[Dataset entries]
══════

template <int LAYOUT, int EPI, int DIAG = 0, bool P3 = false>
__global__ __launch_bounds__(NTH, 1) void gemm_asm_kernel(GemmArgs p) {
  __shared__ __attribute__((aligned(16))) char smem[SMEM3];
  const uint32_t lds_addr = (uint32_t)(uintptr_t)(lds_void*)smem;
  const int tid = threadIdx.x, w = tid >> 6, lane = tid & 63;
  const int wr = w >> 1, wc = w & 1;
  const int wv = __builtin_amdgcn_readfirstlane(w);
  const int ntiles = (p.M / TM) * (p.N / TN);
  const int splits = (p.K + p.k_per_split - 1) / p.k_per_split;
  const int nall = ntiles * splits;

  uint64_t astep, bstep;
  uint32_t abytes, bbytes, rsa, rsb;
  int32_t db;
  if (LAYOUT == L_NT) {
    astep = bstep = KB * 2;
    abytes = (uint32_t)((TM - 1) * p.lda * 2 + KB * 2);
    bbytes = (uint32_t)((TN - 1) * p.ldb * 2 + KB * 2);
    rsa = (uint32_t)(32 * p.lda * 2);
    rsb = (uint32_t)(32 * p.ldb * 2);
    db = OPB + 16384 * (wc - wr);
  } else {
    astep = (uint64_t)KB * p.lda * 2;
    bstep = (uint64_t)KB * p.ldb * 2;
    abytes = (uint32_t)((KB - 1) * p.lda * 2 + TM * 2);
    bbytes = (uint32_t)((KB - 1) * p.ldb * 2 + TN * 2);
    rsa = (uint32_t)(8 * p.lda * 2);
    rsb = (uint32_t)(8 * p.ldb * 2);
    db = OPB + 256 * (wc - wr);
  }
  auto lane_ops = [&](int t, uint32_t& voa0, uint32_t& voa1, uint32_t& vob0, uint32_t& vob1, uint32_t& rd0,
                      uint32_t& rd1) {
    const int lw = t >> 6, ll = t & 63, lwr = lw >> 1;
    if (LAYOUT == L_NT) {
      const int row = 8 * lw + (ll >> 3);
      const int c = (ll & 7) ^ ((row >> 1) & 7);
      voa0 = voa1 = (uint32_t)(row * p.lda * 2 + c * 16);
      vob0 = vob1 = (uint32_t)(row * p.ldb * 2 + c * 16);
      const int x = ll & 15, g = ll >> 4, h = (x >> 1) & 7;
      rd0 = lds_addr + 16384 * lwr + (uint32_t)(x * 128 + 16 * (g ^ h));
      rd1 = lds_addr + 16384 * lwr + (uint32_t)(x * 128 + 16 * ((4 + g) ^ h));
    } else {
      const int r0 = 2 * lw + (ll >> 5);
      voa0 = (uint32_t)(r0 * p.lda * 2 + ((ll & 31) ^ tt_f(r0)) * 16);
      voa1 = (uint32_t)(r0 * p.lda * 2 + ((ll & 31) ^ tt_f(r0 + 8)) * 16);
      vob0 = (uint32_t)(r0 * p.ldb * 2 + ((ll & 31) ^ tt_f(r0)) * 16);
      vob1 = (uint32_t)(r0 * p.ldb * 2 + ((ll & 31) ^ tt_f(r0 + 8)) * 16);
      const int g = ll >> 4, q = (ll >> 2) & 3, pp = ll & 3;
      rd0 = lds_addr + 256 * lwr + (uint32_t)((8 * g + q) * 512 + 16 * (pp >> 1) + 8 * (pp & 1));
      rd1 = (uint32_t)tt_f(8 * g + q);
    }
  };
  const uint32_t m0b = __builtin_amdgcn_readfirstlane(lds_addr + w * 1024);
  const int dbs = __builtin_amdgcn_readfirstlane(db);
  const uint32_t asl = (uint32_t)astep, ash = (uint32_t)(astep >> 32);
  const uint32_t bsl = (uint32_t)bstep, bsh = (uint32_t)(bstep >> 32);
  constexpr int NST = EPI == E_F32 ? 64 : EPI == E_GELU ? 64 + 8 : EPI == E_DGELU ? 32 + 1 + 8 + 8 : EPI == E_BIAS ? 40 : 32;
  constexpr int WNX = 16 + NST < 63 ? 16 + NST : 63;
  char* const img = smem + RING;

══════

## WHAT THIS TASK INVOLVES:
In the records above, find the line with "bbytes = (uint32_t)((TN"; write out exactly that line and each one after it, stopping after the line with "const int lw".

## TASK RESPONSE:
    bbytes = (uint32_t)((TN - 1) * p.ldb * 2 + KB * 2);
    rsa = (uint32_t)(32 * p.lda * 2);
    rsb = (uint32_t)(32 * p.ldb * 2);
    db = OPB + 16384 * (wc - wr);
  } else {
    astep = (uint64_t)KB * p.lda * 2;
    bstep = (uint64_t)KB * p.ldb * 2;
    abytes = (uint32_t)((KB - 1) * p.lda * 2 + TM * 2);
    bbytes = (uint32_t)((KB - 1) * p.ldb * 2 + TN * 2);
    rsa = (uint32_t)(8 * p.lda * 2);
    rsb = (uint32_t)(8 * p.ldb * 2);
    db = OPB + 256 * (wc - wr);
  }
  auto lane_ops = [&](int t, uint32_t& voa0, uint32_t& voa1, uint32_t& vob0, uint32_t& vob1, uint32_t& rd0,
                      uint32_t& rd1) {
    const int lw = t >> 6, ll = t & 63, lwr = lw >> 1;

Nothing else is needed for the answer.